(Collected data)
========================================
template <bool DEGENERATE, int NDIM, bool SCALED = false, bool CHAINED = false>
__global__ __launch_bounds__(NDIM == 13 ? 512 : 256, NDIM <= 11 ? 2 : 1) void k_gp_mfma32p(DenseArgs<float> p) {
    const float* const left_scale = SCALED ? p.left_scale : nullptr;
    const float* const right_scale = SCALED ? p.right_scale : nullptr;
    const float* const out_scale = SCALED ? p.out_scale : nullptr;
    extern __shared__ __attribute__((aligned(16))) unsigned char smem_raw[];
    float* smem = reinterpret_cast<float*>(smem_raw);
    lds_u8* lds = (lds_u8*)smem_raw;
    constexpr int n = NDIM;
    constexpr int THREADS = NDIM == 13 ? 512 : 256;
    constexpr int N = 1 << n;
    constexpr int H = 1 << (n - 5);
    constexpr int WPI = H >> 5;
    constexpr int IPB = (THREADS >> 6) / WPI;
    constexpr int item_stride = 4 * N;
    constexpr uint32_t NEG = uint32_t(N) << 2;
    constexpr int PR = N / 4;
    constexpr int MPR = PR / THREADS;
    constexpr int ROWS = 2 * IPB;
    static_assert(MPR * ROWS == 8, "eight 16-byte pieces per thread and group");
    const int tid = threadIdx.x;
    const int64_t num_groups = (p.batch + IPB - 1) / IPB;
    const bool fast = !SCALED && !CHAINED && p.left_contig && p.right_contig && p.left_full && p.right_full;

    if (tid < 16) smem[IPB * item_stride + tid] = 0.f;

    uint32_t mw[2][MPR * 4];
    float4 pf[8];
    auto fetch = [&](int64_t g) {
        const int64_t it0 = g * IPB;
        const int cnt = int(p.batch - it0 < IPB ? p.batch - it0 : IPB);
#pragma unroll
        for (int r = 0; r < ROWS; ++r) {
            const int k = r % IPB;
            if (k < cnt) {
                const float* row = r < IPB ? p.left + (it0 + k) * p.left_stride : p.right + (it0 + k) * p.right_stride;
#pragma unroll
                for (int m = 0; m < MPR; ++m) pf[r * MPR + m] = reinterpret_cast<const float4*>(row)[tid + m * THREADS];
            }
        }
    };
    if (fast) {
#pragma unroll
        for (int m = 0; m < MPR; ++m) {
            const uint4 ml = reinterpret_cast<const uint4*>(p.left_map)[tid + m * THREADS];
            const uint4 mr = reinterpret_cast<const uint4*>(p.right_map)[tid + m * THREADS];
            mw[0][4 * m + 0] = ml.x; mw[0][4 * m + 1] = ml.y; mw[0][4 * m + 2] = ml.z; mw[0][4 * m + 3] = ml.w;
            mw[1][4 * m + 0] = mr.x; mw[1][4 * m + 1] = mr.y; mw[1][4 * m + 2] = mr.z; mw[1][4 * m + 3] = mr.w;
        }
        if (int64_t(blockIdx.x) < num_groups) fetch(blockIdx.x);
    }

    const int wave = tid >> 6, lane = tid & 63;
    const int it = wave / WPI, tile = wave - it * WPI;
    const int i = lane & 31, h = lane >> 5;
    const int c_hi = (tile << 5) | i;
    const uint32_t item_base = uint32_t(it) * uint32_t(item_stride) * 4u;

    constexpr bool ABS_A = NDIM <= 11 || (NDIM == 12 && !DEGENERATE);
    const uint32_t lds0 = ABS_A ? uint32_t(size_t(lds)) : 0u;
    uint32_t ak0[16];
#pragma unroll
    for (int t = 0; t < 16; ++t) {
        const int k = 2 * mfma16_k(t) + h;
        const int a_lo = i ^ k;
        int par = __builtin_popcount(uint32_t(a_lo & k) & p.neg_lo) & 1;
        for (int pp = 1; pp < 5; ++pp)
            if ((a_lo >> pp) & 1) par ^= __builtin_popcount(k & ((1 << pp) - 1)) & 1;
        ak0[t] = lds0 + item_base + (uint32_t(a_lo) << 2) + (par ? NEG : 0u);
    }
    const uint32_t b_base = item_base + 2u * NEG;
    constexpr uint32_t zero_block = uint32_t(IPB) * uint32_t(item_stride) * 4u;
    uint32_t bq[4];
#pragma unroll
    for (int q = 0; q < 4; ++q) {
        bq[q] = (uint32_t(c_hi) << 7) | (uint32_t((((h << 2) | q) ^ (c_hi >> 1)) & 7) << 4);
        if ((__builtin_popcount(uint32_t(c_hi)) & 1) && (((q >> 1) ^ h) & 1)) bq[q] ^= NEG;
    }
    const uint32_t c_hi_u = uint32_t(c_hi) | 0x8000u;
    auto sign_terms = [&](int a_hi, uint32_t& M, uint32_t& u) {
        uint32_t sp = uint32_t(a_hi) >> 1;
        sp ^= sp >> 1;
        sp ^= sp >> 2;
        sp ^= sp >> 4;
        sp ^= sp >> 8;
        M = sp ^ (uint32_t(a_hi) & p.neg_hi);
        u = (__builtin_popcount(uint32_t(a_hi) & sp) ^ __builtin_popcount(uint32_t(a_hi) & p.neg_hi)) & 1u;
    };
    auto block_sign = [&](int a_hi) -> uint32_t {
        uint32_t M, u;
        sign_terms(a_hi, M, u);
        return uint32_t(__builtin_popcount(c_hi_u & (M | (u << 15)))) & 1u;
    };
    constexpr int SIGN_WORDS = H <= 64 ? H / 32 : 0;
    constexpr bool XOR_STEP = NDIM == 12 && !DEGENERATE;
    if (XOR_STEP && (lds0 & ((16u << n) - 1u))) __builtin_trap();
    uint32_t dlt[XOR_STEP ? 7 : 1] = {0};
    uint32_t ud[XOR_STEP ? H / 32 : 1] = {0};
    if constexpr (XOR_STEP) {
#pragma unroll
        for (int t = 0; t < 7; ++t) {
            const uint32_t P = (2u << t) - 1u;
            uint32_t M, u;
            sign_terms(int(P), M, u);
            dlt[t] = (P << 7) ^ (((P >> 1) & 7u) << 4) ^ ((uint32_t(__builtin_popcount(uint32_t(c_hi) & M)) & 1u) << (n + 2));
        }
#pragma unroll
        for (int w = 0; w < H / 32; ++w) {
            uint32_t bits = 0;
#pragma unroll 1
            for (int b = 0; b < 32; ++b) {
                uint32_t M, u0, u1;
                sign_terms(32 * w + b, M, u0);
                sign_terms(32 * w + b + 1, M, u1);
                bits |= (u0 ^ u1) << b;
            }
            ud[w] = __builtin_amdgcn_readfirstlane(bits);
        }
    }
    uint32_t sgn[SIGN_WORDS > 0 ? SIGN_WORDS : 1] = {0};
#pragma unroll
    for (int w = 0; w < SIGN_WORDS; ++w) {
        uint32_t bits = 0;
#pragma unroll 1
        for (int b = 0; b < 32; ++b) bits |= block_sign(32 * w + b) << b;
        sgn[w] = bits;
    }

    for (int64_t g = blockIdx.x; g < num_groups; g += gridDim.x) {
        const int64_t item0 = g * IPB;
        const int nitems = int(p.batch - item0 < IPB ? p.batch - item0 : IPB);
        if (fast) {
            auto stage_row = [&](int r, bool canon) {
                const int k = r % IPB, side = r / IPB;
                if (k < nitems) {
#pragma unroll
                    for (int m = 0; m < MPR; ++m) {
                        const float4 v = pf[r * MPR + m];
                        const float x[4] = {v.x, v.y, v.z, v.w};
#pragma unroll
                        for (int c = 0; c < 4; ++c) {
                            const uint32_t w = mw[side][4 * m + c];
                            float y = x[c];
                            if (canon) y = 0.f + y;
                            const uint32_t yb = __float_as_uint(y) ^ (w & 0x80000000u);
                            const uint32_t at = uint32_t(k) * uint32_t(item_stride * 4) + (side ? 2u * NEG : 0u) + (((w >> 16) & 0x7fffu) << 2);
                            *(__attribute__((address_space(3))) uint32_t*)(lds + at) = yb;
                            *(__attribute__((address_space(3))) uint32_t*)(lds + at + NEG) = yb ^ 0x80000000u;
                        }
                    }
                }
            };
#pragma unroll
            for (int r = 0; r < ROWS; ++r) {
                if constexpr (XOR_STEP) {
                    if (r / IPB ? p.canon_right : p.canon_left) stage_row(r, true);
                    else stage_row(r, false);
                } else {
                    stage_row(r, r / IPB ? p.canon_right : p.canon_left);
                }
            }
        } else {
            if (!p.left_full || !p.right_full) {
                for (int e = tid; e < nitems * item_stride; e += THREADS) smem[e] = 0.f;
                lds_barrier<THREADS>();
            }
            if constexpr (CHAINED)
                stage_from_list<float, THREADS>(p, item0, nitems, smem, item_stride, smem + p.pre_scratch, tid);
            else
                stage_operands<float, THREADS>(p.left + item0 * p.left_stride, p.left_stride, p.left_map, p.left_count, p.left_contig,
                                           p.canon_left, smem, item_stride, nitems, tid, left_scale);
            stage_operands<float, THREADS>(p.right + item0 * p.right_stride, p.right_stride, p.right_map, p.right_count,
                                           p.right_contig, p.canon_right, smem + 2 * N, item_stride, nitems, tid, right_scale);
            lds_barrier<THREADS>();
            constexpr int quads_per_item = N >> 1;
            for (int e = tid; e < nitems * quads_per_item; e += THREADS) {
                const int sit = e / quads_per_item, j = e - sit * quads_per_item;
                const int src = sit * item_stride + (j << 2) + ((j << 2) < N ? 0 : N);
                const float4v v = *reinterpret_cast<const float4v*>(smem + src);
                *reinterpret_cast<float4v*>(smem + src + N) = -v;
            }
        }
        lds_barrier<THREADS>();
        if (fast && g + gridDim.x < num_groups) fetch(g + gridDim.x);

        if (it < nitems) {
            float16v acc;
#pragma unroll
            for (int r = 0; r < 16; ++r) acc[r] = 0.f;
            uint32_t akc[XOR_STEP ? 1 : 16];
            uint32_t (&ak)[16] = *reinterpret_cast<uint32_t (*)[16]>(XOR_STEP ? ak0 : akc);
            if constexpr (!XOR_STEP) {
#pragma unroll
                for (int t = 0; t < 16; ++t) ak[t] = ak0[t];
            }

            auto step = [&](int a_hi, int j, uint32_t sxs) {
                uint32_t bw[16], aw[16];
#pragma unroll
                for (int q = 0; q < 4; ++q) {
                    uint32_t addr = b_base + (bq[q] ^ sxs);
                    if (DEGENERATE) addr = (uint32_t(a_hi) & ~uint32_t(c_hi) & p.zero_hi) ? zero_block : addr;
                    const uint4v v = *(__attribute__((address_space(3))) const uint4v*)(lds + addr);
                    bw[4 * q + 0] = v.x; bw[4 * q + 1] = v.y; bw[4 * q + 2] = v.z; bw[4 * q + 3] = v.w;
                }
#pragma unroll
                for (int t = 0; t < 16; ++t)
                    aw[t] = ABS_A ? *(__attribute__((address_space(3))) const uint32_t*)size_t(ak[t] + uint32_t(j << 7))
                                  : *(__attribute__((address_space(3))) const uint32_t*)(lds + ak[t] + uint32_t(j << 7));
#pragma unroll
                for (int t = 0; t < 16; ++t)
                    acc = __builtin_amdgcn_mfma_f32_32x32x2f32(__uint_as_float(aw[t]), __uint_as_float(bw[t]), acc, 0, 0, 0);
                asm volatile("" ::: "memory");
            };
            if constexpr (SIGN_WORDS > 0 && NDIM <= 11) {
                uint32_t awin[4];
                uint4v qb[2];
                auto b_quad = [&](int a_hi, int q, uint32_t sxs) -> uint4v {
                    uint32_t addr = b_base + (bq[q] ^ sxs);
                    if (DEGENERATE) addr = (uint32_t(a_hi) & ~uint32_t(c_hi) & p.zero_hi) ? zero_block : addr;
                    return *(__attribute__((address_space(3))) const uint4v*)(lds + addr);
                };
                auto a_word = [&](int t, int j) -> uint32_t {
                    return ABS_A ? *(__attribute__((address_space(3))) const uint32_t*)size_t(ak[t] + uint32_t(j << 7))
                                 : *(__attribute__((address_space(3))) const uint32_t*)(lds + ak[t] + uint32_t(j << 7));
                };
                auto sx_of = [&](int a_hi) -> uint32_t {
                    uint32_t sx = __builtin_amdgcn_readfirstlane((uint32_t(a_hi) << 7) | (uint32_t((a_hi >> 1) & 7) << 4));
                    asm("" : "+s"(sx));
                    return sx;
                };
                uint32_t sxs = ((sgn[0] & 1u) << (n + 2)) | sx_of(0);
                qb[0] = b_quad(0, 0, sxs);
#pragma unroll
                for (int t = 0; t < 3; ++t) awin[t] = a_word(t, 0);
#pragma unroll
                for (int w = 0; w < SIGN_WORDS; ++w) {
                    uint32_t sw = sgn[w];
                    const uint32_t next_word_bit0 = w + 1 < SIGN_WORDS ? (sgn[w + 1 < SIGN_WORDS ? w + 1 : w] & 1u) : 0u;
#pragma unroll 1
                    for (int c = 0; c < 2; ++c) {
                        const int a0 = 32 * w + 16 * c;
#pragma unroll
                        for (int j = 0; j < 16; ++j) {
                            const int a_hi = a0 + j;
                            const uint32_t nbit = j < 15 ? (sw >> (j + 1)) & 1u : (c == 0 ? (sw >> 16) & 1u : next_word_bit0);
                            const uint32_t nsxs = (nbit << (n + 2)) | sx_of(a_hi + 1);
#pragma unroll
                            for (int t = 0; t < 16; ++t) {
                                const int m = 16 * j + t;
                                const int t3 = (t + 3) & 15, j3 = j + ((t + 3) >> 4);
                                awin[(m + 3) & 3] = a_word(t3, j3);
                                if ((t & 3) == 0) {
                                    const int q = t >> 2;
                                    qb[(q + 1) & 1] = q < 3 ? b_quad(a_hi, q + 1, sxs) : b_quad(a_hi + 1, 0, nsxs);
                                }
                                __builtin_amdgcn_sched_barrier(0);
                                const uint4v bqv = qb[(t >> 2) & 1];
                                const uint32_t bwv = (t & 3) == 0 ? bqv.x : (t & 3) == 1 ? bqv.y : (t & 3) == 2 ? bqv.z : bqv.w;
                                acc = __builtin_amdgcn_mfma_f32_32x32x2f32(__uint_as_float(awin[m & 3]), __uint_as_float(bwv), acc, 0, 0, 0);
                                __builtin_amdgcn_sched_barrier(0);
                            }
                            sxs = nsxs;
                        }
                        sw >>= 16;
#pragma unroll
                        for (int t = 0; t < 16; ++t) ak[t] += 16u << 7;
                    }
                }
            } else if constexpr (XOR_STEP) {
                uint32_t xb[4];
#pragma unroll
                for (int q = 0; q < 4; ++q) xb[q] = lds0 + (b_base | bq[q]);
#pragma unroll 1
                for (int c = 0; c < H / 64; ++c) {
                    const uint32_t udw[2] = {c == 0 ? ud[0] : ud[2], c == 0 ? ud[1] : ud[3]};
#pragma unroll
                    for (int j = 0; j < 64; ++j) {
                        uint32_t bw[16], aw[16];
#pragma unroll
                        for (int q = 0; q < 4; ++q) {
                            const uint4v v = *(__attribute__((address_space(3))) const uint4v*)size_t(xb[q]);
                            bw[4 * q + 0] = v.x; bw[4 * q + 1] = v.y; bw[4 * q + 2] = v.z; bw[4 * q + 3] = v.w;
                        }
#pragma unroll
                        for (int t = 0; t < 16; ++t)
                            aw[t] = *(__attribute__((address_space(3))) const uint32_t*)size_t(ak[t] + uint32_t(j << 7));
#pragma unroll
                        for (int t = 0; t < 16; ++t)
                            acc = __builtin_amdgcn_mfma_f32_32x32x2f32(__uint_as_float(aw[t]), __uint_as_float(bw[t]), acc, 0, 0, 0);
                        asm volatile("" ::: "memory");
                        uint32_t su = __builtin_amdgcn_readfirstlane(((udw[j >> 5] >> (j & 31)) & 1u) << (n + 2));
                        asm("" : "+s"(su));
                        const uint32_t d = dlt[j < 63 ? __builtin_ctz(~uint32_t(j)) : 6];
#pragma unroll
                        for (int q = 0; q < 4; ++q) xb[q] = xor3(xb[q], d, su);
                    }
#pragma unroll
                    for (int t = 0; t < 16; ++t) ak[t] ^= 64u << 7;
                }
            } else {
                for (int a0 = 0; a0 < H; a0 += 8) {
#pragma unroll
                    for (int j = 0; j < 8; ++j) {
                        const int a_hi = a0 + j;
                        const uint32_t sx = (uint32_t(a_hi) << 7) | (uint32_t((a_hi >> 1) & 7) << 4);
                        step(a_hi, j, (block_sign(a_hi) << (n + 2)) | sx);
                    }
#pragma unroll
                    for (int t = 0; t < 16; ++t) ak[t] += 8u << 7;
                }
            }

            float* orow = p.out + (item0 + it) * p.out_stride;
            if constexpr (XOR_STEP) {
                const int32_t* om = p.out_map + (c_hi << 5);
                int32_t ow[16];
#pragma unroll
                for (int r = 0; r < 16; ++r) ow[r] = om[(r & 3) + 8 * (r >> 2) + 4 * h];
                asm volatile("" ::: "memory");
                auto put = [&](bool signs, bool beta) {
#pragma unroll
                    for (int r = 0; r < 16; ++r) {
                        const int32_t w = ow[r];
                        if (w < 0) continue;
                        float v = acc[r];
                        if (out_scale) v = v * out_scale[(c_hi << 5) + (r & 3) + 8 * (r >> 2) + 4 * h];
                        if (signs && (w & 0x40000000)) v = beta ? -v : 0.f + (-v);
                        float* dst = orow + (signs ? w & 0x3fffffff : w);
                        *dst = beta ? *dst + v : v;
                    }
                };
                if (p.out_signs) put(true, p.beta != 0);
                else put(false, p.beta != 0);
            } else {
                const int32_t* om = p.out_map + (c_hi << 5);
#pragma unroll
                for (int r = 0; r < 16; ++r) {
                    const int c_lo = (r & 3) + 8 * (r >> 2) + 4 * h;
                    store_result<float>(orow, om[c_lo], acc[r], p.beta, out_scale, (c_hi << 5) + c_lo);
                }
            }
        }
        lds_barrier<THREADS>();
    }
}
========================================
### Your objective:
Copy, exactly and only, the lines above that begin with the one containing "if constexpr (SIGN_WORDS" and finish with the one containing "auto sx_of = [&](int".

### The completed task:
            if constexpr (SIGN_WORDS > 0 && NDIM <= 11) {
                uint32_t awin[4];
                uint4v qb[2];
                auto b_quad = [&](int a_hi, int q, uint32_t sxs) -> uint4v {
                    uint32_t addr = b_base + (bq[q] ^ sxs);
                    if (DEGENERATE) addr = (uint32_t(a_hi) & ~uint32_t(c_hi) & p.zero_hi) ? zero_block : addr;
                    return *(__attribute__((address_space(3))) const uint4v*)(lds + addr);
                };
                auto a_word = [&](int t, int j) -> uint32_t {
                    return ABS_A ? *(__attribute__((address_space(3))) const uint32_t*)size_t(ak[t] + uint32_t(j << 7))
                                 : *(__attribute__((address_space(3))) const uint32_t*)(lds + ak[t] + uint32_t(j << 7));
                };
                auto sx_of = [&](int a_hi) -> uint32_t {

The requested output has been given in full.